Neonatal-Perinatal Health Care Delivery: Epidemiology/Health Services Research
Neonatal-Perinatal Health Care Delivery 1: Epi/HSR Equity
Sheila Razdan, MD, MPH (she/her/hers)
Neonatal-Perinatal Medicine Fellow
Stanford University School of Medicine
Palo Alto, California, United States
Racial and ethnic disparities in neonatal outcomes are well-documented. Other areas of health care suggest that neighborhood social and built environment factors may influence health outcomes. National organizations call for including social factors in neonatal intensive care unit (NICU) performance assessments.
Objective:
Describe the contributions of maternal neighborhood factors to four quality-sensitive outcomes for very low birth weight (VLBW) infants.
Design/Methods:
This prospective cohort study included VLBW infants born 2008-2011 from 119 NICUs in the California Perinatal Quality Care Collaborative (N=17,782). Maternal addresses were geocoded and linked to 2010 census tract data on social and built environment attributes from the California Neighborhoods Data System.
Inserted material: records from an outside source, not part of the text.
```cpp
int uwu_skinny_linear_ok(int M, int N, int K);
int uwu_skinny_linear_fwd(const float* X, const float* W, const float* bias, float* Y, float* Y2, int M, int N, int K,
                          int epilogue, void* stream);
int uwu_skinny_linear_dgrad(const float* dY, const float* W, float* dX, int M, int N, int K, void* stream);
int uwu_skinny_linear_wgrad(const float* dY, const float* X, float* dW, float* db, int M, int N, int K, void* stream);
int uwu_colsum_batched(const void* X, int dtype, int batch, int M, int N, int ldx, float* out, int accumulate,
                       void* stream);


int uwu_add_ln_modulate_fwd(const void* x_in, const void* y, const float* gate, const float* shift,
                            const float* scale, int mod_ld, void* x_out, void* h, float* mean, float* rstd,
                            int B, int T, int D, float eps, int affine, int dtype, void* stream);
int uwu_add_ln_modulate_fwd_q8(const void* x_in, const void* y, const float* gate, const float* shift, const float* scale,
                               int mod_ld, void* x_out, void* q8, int ldq, void* q8t, int ldqt, const float* q_scale,
                               float* q_amax, float* mean, float* rstd, int B, int T, int D, float eps, void* stream);


int uwu_add_ln_modulate_bwd(const void* dh, const void* x, const float* mean, const float* rstd,
                            const float* scale, const void* dx_in, const void* y, const float* gate,
                            int mod_ld, void* dx_out, void* dy, float* dshift, float* dscale, float* dgate,
// ... 43 lines not shown
int uwu_attention_rope_fwd(const void* q, const void* k, const void* v, const float* rope_tab, void* o, float* lse, int B,
                           int T, int H, int d, int ldq, int ldk, int ldv, int ldo, int ldt, float scale, int dtype,
                           void* stream);
int uwu_attention_rope_bwd(const void* q, const void* k, const void* v, const float* rope_tab, const void* o, const void* dO,
                           const float* lse, void* dq, void* dk, void* dv, int B, int T, int H, int d, int ldq, int ldk,
                           int ldv, int ldo, int ldt, float scale, int dtype, void* stream);


int uwu_timestep_embedding(const float* t, int B, int dim, float max_period, void* out, int dtype,
                           void* stream);
int uwu_silu_fwd(const void* x, void* y, int64_t n, int dtype, void* stream);
int uwu_silu_bwd(const void* x, const void* dy, void* dx, int64_t n, int dtype, void* stream);

int uwu_add(const void* a, const void* b, void* out, int64_t n, int dtype, void* stream);
int uwu_transpose_bf16(const void* src, void* dst, int rows, int cols, int ld_src, int ld_dst, void* stream);

int uwu_patchify(const float* img, void* tok, int B, int C, int H, int W, int p, int dtype, void* stream);
int uwu_unpatchify(const void* tok, int dtype, float* img, int B, int C, int H, int W, int p, void* stream);
int uwu_add_pos(void* x, const float* pos, int B, int T, int D, int dtype, void* stream);


int uwu_groupnorm_fwd(const void* x, const float* gamma, const float* beta, void* y, float* mean, float* rstd,
                      int B, int HW, int C, int G, float eps, int silu, int dtype, void* stream);
size_t uwu_groupnorm_fwd_det_ws_bytes(int B, int HW, int C, int G);
int uwu_groupnorm_fwd_det(const void* x, const float* gamma, const float* beta, void* y, float* mean, float* rstd, void* ws,
                          size_t ws_bytes, int B, int HW, int C, int G, float eps, int silu, int dtype, void* stream);
int uwu_groupnorm_bwd(const void* dy, const void* x, const float* mean, const float* rstd, const float* gamma,
                      const float* beta, void* dx, float* dgamma, float* dbeta, float* ws, int B, int HW, int C, int G,
                      int silu, int dtype, void* stream);
int uwu_im2col3x3(const void* x, void* col, int B, int H, int W, int C, int stride, int dtype, void* stream);
// ... 46 lines not shown
```

uwudiff_amd/csrc/dit.cpp:

```cpp
#include <hip/hip_runtime.h>
#include <math.h>
#include <stddef.h>
#include <stdint.h>
#include <stdlib.h>

#include "../../include/uwu_hip.h"
#include "env.h"

void uwu_set_error(const char* fmt, ...);

namespace {

constexpr int WGRAD_BLOCKS = 512;

struct Layout {
  size_t es;
  int64_t M, D, D3, D4, Kp, Ko;
  size_t feat, t_pre, t_h, temb, yemb, c, sc, mod;
  size_t sc16, dmod16;
  size_t tok, xe;
  size_t layer0, layer_stride;
  bool ckpt;
  size_t keep, scratch0;
  size_t o_x0, o_m1, o_r1, o_h1, o_qkv, o_lse, o_ao, o_y1, o_x1, o_m2, o_r2, o_h2, o_u, o_f, o_y2;
  size_t o_rope;
  size_t o_h1t, o_aot, o_h2t, o_ft;
  size_t xF, mF, rF, hF, otok;
  size_t dx, dy, dh, dqkv, dao, du, delta, dotok, dmod, dsc, dc, dth, dtp;
  size_t w2t;
  size_t wsc, wsc_bytes;
  size_t x8, x8t, dy8, dy8t, w8, w8_layer;
  size_t total;
};

inline size_t al(size_t x) { return (x + 255) & ~(size_t)255; }

Layout make_layout(const uwu_dit_desc& d) {
  Layout L{};
  L.es = d.dtype == UWU_BF16 ? 2 : 4;
  L.M = (int64_t)d.B * d.T;
  L.D = d.D;
  L.D3 = 3 * (int64_t)d.D;
  L.D4 = (int64_t)d.mlp_ratio * d.D;
  L.Kp = (int64_t)d.in_ch * d.patch * d.patch;
  L.Ko = (int64_t)d.out_ch * d.patch * d.patch;
  size_t p = 0;
  auto take = [&](size_t bytes) { size_t o = p; p = al(p + bytes); return o; };
  const size_t f4 = 4;
  L.feat = take((size_t)d.B * d.freq_dim * f4);
  L.t_pre = take((size_t)d.B * d.D * f4);
// ... 36 lines not shown
  L.layer_stride = L.ckpt ? L.keep : q;
  L.layer0 = p;
  p += (size_t)d.L * L.layer_stride;
  if (L.ckpt) L.scratch0 = take(q);
  L.xF = take(L.M * L.D * L.es);
  L.mF = take(L.M * f4);
  L.rF = take(L.M * f4);
  L.hF = take(L.M * L.D * L.es);
  L.otok = take(L.M * L.Ko * L.es);
  L.dx = take(L.M * L.D * L.es);
  L.dy = take(L.M * L.D * L.es);
  L.dh = take(L.M * L.D * L.es);
  L.dqkv = take(L.M * L.D3 * L.es);
  L.dao = take(L.M * L.D * L.es);
  L.du = take(L.M * L.D4 * L.es);
  L.w2t = take((size_t)L.D4 * d.D * 2);
  L.delta = take((size_t)d.B * d.H * d.T * f4);
  L.dotok = take(L.M * L.Ko * L.es);
  L.dmod = take((size_t)d.B * d.mod_total * f4);
  L.dsc = take((size_t)d.B * d.D * f4);
  L.dc = take((size_t)d.B * d.D * f4);
  L.dth = take((size_t)d.B * d.D * f4);
  L.dtp = take((size_t)d.B * d.D * f4);
  L.wsc_bytes = uwu_gemm_wgrad_scratch_bytes((int)L.D4, d.D, (int)L.M);
  for (const size_t t : {uwu_gemm_wgrad_scratch_bytes(d.D, (int)L.D4, (int)L.M),
                         uwu_gemm_wgrad_scratch_bytes((int)L.D3, d.D, (int)L.M),
                         uwu_gemm_wgrad_scratch_bytes(d.D, d.D, (int)L.M),
                         uwu_gemm_wgrad_pair_scratch_bytes((int)L.D4, d.D, d.D, (int)L.D4, (int)L.M),
                         uwu_gemm_wgrad_pair_scratch_bytes((int)L.D3, d.D, d.D, d.D, (int)L.M)})
    if (t > L.wsc_bytes) L.wsc_bytes = t;
  if (d.fp8) {
// ... 39 lines not shown
    if (d->fp8 < 0 || d->fp8 > 2 || d->dtype != UWU_BF16 || d->D % 128 || d->mlp_ratio != 4 || ((int64_t)d->B * d->T) % 128 ||
        !d->f8_scale || !d->f8_amax || !d->f8_fmt) {
      uwu_set_error("dit: fp8 mode needs bf16 activations, D %% 128 == 0, B*T %% 128 == 0, mlp_ratio 4 and the scale / amax / fmt arrays");
      return UWU_EINVAL;
    }
  }
  return UWU_OK;
}

#define RUN(expr)              \
  do {                         \
    int rc_ = (expr);          \
    if (rc_ != UWU_OK) return rc_; \
  } while (0)

int lin_fwd(const void* X, const void* W, const float* bias, void* Y, void* Y2, int M, int N, int K, int dt, int cdt,
            int epi, void* st) {
  return uwu_gemm(X, W, Y, Y2, bias, nullptr, M, N, K, K, K, N, 0, 0, 0, dt, cdt, epi, 1, st);
}
int lin_fwd32(const float* X, const float* W, const float* bias, float* Y, float* Y2, int M, int N, int K, int epi, void* st) {
  if (M <= 16 && N <= 4096 && uwu_skinny_linear_ok(M, N, K)) return uwu_skinny_linear_fwd(X, W, bias, Y, Y2, M, N, K, epi, st);
  return lin_fwd(X, W, bias, Y, Y2, M, N, K, UWU_F32, UWU_F32, epi, st);
}
int lin_dgrad(const void* dY, const void* W, void* dX, const void* aux, int M, int N, int K, int dt, void* st,
              float* colsum = nullptr) {
  return uwu_gemm(dY, W, dX, colsum, nullptr, aux, M, K, N, N, K, K, K, 0, 1, dt, dt,
                  aux ? UWU_EPI_DGELU : UWU_EPI_NONE, 1, st);
}
static bool mod_bf16(const uwu_dit_desc& d) {
  return d.dtype == UWU_BF16 && d.B >= 64 && d.mod_total % 8 == 0;
}
int lin_dgrad_splitk(const void* dY, const void* W, float* dX, int M, int N, int K, void* st) {
  if (hipMemsetAsync(dX, 0, (size_t)M * K * sizeof(float), (hipStream_t)st) != hipSuccess) {
    uwu_set_error("dgrad_splitk: memset failed");
    return UWU_ELAUNCH;
  }
// ... 20 lines not shown
  if (split > ktiles) split = ktiles;
  if (split < 1) split = 1;
  return uwu_gemm(dY, X, dW, nullptr, nullptr, nullptr, N, K, M, N, K, K, 0, 1, 1, dt, UWU_F32, UWU_EPI_ACCUM, split, st);
}

bool wgrad_pair_ok(int M, int Na, int Ka, int Nb, int Kb, size_t scratch_bytes) {
  const size_t need = uwu_gemm_wgrad_pair_scratch_bytes(Na, Ka, Nb, Kb, M);
  return need && need <= scratch_bytes;
}
int lin_wgrad_pair(const void* dYa, const void* Xa, float* dWa, float* dba, int Na, int Ka, const void* dYb, const void* Xb,
                   float* dWb, float* dbb, int Nb, int Kb, int M, void* st, void* scratch, size_t scratch_bytes) {
  return uwu_gemm_wgrad_pair(dYa, Xa, dWa, dba, Na, Ka, Na, Ka, Ka, dYb, Xb, dWb, dbb, Nb, Kb, Nb, Kb, Kb, M, UWU_BF16,
                             WGRAD_BLOCKS, scratch, scratch_bytes, st);
}
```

We used multivariable hierarchical regression including infant, maternal, hospital, and neighborhood factors. Outcomes were high growth velocity (GV), healthcare-associated infections (HAI), chronic lung disease (CLD), and in-hospital mortality. A p-value < 0.05 was determined to be statistically significant.
Results:
Table 1 describes infant, maternal, and neighborhood characteristics. Among 17,782 infants, 53% had high GV, 12% HAI, 21% CLD, and 6% died. Univariate models showed that neighborhoods with high socioeconomic status were associated with decreased odds of HAI, CLD, and mortality. Neighborhoods with high proportions of minorities or immigrants were associated with slower GV, higher HAI, and higher CLD. In multivariable models, neighborhood factors were not associated with HAI or mortality. High population density and non-urban neighborhoods were associated with high GV; greater street connectivity was marginally associated with increased odds of CLD (Image 1).
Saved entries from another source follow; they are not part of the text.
#ifdef MBX_ATTN_TRACE
#define MBX_ATTN_TRACE_SET(s_) do { static long long* const tb = [] { const char* e = getenv("MBX_TRACE_BUF"); return e ? (long long*)strtoull(e, nullptr, 0) : (long long*)nullptr; }(); \
                                    (void)hipMemcpyToSymbolAsync(HIP_SYMBOL(g_attn_trace), &tb, sizeof(tb), 0, hipMemcpyHostToDevice, (s_)); } while (0)
#else
#define MBX_ATTN_TRACE_SET(s_) do { } while (0)
#endif
static int attn_bwd_impl(const void* qkv, const void* o, const void* d_o, const float* lse, void* dqkv, int B, int T, int J,
                         int H, int hd, float scale, int mode, int dtype, void* stream, const float* st_bias, const float* st_rsum,
                         float* st_part, const MbxDrop& dr, void* dq_lo = nullptr) {
    MBX_CHECK_ARG(qkv && o && d_o && lse && dqkv, "attn_bwd: null pointer");
    MBX_CHECK_ARG(!dq_lo || dtype == MBX_F32, "attn_bwd: operand planes are an output form of the fp32 kernels");
    MBX_CHECK_ARG(!(st_part && dr.thresh), "attn_bwd: the row dots of the folded LayerNorm backward and dropout do not combine");
    if (check_attn_args("attn_bwd", B, T, J, H, hd, mode, dtype)) return 1;
    const int L = mode == MBX_ATTN_SPATIAL ? J : T;
    if (L > 256)
        return mbx_launch_attn_bwd_stream(qkv, o, d_o, lse, dqkv, B, T, J, H, hd, scale, mode, dtype, (hipStream_t)stream, st_bias, st_rsum,
                                          st_part, dr, dq_lo);
    const int nprob = mode == MBX_ATTN_SPATIAL ? B * T * H : B * J * H;
    const int KP = ((L + 31) / 32) * 32;
    const bool shared = KP > 32;
    hipStream_t s = (hipStream_t)stream;
    if (shared && dtype == MBX_BF16 && !dr.thresh) {
        const size_t shm = (size_t)4 * KP * rm_stride<bf16_t>(hd) + 2 * KP * 4 + 3 * hd * 4;
        if (shm <= 160 * 1024) {
#define MBX_BWD_FUSED(HDV)                                                                                            \
    do {                                                                                                              \
        auto k = st_part ? attn_bwd_fused_kernel<HDV, true> : attn_bwd_fused_kernel<HDV, false>;                     \
        if (set_lds(k, shm, "attn_bwd_fused")) return 1;                                                              \
        MBX_ATTN_TRACE_SET(s);                                                                                        \
        hipLaunchKernelGGL(k, dim3(nprob), dim3(1024), shm, s, (const bf16_t*)qkv, (const bf16_t*)o, (const bf16_t*)d_o, lse, \
                           (bf16_t*)dqkv, T, J, H, scale, mode, nprob, KP, st_bias, st_rsum, st_part);                \
        MBX_LAUNCH_CHECK("attn_bwd_fused");                                                                           \
        return 0;                                                                                                     \
    } while (0)
            if (hd == 64) MBX_BWD_FUSED(64); else MBX_BWD_FUSED(32);
#undef MBX_BWD_FUSED
        }
    }
    if (!shared) {
#define MBX_BWD_SMALL2(TT, HDV, DR)                                                                                   \
    do {                                                                                                              \
        const size_t shm = (size_t)4 * (4 * 32 * rm_stride<TT>(HDV) + 2 * 32 * 4);                                    \
        auto k = attn_bwd_small_kernel<TT, HDV, DR>;                                                                  \
        if (set_lds(k, shm, "attn_bwd_small")) return 1;                                                              \
        hipLaunchKernelGGL(k, dim3((nprob + 3) / 4), dim3(256), shm, s, (const TT*)qkv, (const TT*)o, (const TT*)d_o, lse, \
                           (TT*)dqkv, T, J, H, scale, mode, nprob, st_bias, st_rsum, st_part, dr, (bf16_t*)dq_lo);   \
        MBX_LAUNCH_CHECK("attn_bwd_small");                                                                           \
        return 0;                                                                                                     \
    } while (0)
#define MBX_BWD_SMALL(TT, HDV) do { if (dr.thresh) MBX_BWD_SMALL2(TT, HDV, true); else MBX_BWD_SMALL2(TT, HDV, false); } while (0)
        if (dtype == MBX_BF16) { if (hd == 64) MBX_BWD_SMALL(bf16_t, 64); else MBX_BWD_SMALL(bf16_t, 32); }
        else { if (hd == 64) MBX_BWD_SMALL(float, 64); else MBX_BWD_SMALL(float, 32); }
#undef MBX_BWD_SMALL
#undef MBX_BWD_SMALL2
    }
    MBX_CHECK_ARG(!st_part, "attn_bwd_stats: this shape runs the two-kernel backward, which has no row-dot output");
#define MBX_BWD2(TT, HDV, DR)                                                                                         \
    (shared ? launch_bwd<TT, HDV, true, DR>(qkv, o, d_o, lse, dqkv, T, J, H, scale, mode, nprob, KP, s, dr, dq_lo)    \
            : launch_bwd<TT, HDV, false, DR>(qkv, o, d_o, lse, dqkv, T, J, H, scale, mode, nprob, KP, s, dr, dq_lo))
#define MBX_BWD(TT, HDV) (dr.thresh ? MBX_BWD2(TT, HDV, true) : MBX_BWD2(TT, HDV, false))
    if (dtype == MBX_BF16) return hd == 64 ? MBX_BWD(bf16_t, 64) : MBX_BWD(bf16_t, 32);
    return hd == 64 ? MBX_BWD(float, 64) : MBX_BWD(float, 32);
#undef MBX_BWD
#undef MBX_BWD2
}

Conclusion(s): After adjustment for potential confounders in fully-adjusted models, there was a reduction of significant associations between neighborhood factors and VLBW outcomes. The impact of population density and street connectivity requires further investigation. The lack of significant associations of neighborhood factors with HAI supports its use as a unit-specific care process measure; the lack of associations with mortality suggests the NICU environment may buffer the impact of neighborhood influences. Future studies should examine the hypothesis that maternal and infant factors may mediate the relationship between neighborhood factors and VLBW outcomes.